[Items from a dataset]
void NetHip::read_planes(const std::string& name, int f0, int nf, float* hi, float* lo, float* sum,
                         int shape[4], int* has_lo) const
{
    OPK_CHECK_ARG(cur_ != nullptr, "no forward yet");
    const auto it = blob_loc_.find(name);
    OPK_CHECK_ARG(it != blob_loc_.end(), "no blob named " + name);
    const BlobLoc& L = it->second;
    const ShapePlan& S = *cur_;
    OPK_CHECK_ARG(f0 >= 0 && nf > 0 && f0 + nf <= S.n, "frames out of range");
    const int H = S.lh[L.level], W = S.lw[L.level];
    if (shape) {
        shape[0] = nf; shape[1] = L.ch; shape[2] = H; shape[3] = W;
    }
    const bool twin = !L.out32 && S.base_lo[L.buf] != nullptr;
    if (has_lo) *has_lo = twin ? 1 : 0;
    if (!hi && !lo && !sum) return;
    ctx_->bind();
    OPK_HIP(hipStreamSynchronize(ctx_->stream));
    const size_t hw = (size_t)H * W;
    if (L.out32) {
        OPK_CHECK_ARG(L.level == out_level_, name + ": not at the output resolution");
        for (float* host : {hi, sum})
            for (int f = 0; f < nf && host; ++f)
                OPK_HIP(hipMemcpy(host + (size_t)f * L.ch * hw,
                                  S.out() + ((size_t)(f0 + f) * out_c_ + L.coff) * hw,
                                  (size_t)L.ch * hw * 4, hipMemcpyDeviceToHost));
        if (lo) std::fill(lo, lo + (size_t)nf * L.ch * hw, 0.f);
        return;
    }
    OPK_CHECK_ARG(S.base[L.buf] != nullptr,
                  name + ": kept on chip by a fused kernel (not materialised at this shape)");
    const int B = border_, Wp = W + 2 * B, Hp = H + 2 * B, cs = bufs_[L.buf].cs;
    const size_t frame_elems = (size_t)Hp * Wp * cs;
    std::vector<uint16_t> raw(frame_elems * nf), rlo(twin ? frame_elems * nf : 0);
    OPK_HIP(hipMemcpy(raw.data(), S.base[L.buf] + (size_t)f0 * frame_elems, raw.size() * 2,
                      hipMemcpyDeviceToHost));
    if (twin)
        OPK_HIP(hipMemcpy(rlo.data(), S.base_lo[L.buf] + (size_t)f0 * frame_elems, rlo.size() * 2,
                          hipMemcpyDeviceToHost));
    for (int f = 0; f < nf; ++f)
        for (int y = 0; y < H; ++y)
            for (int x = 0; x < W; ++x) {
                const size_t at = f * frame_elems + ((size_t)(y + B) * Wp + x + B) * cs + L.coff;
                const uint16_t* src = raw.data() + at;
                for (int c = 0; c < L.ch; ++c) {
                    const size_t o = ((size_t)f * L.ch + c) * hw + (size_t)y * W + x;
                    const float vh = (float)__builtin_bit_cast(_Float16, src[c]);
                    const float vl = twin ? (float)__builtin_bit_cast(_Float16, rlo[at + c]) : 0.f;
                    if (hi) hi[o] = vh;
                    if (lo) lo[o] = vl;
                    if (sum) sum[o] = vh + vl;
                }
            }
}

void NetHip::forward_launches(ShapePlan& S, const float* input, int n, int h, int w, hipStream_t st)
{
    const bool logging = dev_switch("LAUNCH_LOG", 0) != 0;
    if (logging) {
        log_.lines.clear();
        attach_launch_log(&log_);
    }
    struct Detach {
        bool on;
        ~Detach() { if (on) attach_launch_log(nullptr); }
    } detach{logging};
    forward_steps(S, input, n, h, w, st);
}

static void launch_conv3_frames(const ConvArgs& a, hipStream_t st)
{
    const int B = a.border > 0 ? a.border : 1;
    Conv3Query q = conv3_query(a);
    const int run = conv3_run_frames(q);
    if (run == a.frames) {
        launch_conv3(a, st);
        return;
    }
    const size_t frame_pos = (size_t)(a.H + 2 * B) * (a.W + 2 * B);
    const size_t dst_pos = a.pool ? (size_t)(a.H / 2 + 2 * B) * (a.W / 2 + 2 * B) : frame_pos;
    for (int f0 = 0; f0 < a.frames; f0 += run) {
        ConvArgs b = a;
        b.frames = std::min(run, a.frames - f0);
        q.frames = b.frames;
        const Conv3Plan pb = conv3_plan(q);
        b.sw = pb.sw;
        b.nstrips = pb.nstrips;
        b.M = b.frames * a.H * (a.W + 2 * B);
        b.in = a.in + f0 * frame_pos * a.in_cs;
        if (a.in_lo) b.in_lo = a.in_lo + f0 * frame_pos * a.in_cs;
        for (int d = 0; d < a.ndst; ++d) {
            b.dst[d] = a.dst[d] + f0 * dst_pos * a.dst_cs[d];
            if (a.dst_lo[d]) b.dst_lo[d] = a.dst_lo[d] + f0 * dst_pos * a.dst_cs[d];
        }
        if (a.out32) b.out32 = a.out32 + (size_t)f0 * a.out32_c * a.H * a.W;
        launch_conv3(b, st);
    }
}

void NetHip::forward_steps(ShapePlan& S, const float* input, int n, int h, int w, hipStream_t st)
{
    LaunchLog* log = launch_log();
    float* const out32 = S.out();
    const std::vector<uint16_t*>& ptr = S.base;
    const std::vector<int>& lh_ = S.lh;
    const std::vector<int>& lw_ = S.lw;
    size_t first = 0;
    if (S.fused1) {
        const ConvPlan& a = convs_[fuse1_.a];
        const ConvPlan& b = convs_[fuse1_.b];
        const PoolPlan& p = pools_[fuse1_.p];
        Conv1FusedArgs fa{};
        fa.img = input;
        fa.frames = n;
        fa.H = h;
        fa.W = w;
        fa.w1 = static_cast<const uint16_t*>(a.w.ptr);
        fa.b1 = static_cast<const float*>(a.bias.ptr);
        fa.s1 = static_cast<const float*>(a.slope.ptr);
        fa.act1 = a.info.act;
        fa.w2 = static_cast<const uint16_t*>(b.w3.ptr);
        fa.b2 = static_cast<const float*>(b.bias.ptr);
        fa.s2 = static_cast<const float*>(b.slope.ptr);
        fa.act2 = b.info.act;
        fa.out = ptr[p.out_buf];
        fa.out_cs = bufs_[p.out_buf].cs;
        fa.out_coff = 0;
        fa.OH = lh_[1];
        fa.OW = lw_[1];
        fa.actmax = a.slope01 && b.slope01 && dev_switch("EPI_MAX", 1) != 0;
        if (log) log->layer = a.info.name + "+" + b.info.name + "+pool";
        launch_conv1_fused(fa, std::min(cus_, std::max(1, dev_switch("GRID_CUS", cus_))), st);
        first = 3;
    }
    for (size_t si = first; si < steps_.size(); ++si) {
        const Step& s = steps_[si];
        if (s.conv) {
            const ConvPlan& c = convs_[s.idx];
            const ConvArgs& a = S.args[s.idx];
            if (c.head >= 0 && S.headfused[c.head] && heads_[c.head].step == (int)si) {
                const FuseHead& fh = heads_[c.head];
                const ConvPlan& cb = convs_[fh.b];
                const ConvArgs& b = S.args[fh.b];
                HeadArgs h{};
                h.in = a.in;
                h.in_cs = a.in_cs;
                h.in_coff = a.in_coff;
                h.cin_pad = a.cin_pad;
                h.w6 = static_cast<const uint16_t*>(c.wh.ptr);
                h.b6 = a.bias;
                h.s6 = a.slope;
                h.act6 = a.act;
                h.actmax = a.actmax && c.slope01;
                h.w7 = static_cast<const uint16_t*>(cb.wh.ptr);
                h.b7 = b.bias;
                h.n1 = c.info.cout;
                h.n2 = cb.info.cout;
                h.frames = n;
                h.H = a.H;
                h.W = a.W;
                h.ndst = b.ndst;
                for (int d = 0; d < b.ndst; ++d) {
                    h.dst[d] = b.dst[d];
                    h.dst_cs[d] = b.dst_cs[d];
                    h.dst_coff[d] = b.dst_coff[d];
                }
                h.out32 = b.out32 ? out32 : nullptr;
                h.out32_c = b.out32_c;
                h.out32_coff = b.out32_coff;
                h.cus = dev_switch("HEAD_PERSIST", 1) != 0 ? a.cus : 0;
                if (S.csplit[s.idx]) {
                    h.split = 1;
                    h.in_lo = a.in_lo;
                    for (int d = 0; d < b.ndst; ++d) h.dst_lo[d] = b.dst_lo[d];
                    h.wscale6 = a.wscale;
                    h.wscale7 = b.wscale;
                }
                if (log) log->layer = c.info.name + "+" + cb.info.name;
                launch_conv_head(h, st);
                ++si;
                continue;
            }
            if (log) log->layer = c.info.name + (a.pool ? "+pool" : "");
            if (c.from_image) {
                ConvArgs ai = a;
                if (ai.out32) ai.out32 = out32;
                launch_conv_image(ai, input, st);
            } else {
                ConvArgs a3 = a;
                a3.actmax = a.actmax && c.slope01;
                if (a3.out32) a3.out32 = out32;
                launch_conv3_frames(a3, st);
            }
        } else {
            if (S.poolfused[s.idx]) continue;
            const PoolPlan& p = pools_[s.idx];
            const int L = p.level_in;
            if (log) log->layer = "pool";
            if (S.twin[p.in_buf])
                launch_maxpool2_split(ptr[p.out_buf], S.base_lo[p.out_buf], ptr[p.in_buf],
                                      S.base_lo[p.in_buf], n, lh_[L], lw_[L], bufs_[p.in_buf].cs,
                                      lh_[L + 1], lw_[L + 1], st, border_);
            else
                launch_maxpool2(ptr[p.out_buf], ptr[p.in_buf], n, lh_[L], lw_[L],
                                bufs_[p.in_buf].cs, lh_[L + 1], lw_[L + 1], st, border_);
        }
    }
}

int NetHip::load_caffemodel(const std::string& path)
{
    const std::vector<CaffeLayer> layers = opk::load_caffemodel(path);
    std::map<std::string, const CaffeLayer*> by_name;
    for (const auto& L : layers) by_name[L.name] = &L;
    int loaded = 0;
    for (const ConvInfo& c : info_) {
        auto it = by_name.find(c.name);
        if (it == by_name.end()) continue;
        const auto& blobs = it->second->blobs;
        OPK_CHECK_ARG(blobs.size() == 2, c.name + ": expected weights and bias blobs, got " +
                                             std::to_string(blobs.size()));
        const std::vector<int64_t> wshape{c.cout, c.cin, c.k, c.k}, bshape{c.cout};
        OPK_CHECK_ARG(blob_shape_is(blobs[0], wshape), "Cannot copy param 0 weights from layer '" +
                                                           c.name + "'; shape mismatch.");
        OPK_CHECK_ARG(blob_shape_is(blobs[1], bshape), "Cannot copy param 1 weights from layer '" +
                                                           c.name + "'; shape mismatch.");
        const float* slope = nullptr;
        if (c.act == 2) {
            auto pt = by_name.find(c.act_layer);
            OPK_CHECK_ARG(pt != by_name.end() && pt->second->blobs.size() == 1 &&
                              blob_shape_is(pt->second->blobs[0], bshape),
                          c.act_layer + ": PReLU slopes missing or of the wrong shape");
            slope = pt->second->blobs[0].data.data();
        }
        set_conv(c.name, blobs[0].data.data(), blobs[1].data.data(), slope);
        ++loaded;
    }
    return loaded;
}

WHAT NEEDS TO BE DONE - Where the string "input" appears in a line of the entries, count that line, and state the total alone.

RESPONSE - 5